What to produce: Search term "diff": copy each line of the data containing it.
(Records to process Opens)
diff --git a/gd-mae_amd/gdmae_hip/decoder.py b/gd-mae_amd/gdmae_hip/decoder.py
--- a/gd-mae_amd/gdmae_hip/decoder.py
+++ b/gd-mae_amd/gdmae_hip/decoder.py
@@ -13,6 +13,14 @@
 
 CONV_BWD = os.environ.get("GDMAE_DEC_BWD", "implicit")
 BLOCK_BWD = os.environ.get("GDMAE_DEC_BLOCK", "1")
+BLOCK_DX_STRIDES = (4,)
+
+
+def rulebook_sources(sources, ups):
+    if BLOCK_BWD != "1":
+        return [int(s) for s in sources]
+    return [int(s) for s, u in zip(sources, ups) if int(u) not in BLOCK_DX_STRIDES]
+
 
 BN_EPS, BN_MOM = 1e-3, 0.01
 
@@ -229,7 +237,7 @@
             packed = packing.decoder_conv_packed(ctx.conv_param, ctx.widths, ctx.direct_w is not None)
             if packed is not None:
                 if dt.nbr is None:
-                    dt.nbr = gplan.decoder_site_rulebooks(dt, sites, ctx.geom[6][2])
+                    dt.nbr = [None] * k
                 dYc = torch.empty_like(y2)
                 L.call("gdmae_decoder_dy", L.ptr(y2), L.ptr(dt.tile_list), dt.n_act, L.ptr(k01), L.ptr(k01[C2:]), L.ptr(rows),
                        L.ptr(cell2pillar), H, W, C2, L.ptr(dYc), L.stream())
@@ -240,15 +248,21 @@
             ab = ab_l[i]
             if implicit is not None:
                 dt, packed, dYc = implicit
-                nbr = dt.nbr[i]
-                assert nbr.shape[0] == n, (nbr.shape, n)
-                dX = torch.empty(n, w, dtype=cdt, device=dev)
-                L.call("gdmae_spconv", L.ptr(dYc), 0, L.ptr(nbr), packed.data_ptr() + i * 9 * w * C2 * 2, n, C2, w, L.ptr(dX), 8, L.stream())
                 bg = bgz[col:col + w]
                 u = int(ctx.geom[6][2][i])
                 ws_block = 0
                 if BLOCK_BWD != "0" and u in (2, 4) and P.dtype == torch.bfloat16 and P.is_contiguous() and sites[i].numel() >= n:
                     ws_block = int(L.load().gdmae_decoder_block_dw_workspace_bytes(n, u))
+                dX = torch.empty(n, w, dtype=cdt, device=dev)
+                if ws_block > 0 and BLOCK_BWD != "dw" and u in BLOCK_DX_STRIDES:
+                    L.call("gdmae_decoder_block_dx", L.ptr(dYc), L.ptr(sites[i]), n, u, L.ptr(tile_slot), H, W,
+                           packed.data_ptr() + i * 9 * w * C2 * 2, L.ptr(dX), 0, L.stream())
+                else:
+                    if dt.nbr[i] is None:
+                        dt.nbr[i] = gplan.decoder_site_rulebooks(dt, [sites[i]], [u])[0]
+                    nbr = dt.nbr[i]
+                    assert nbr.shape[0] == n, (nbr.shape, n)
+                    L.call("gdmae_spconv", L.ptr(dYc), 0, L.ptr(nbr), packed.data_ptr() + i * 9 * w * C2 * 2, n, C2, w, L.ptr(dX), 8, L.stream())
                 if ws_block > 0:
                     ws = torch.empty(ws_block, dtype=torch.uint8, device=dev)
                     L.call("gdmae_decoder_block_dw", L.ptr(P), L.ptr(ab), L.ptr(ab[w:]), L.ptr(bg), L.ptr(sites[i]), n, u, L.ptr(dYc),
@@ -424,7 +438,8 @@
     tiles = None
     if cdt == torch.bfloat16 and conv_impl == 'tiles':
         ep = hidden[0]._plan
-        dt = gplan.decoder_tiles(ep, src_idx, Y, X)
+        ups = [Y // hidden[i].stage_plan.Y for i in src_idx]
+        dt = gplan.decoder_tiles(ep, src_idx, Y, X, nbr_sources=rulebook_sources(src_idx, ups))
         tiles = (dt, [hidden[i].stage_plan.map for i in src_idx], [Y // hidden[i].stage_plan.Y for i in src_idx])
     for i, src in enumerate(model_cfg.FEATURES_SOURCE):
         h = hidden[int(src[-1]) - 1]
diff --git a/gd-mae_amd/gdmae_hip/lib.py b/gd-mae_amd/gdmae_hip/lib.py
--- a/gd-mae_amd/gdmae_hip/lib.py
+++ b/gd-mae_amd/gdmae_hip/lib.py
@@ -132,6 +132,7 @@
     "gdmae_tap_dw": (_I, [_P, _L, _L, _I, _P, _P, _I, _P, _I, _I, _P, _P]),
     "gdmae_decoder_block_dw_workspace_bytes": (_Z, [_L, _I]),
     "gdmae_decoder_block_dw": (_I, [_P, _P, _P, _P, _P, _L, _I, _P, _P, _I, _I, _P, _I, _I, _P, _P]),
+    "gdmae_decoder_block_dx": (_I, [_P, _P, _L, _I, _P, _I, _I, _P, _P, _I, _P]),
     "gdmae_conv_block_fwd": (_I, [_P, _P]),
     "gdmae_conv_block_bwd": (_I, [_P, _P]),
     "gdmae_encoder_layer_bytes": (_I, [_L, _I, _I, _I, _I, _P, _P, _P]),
(Records to process Closes)
Answer box:
diff --git a/gd-mae_amd/gdmae_hip/decoder.py b/gd-mae_amd/gdmae_hip/decoder.py
diff --git a/gd-mae_amd/gdmae_hip/lib.py b/gd-mae_amd/gdmae_hip/lib.py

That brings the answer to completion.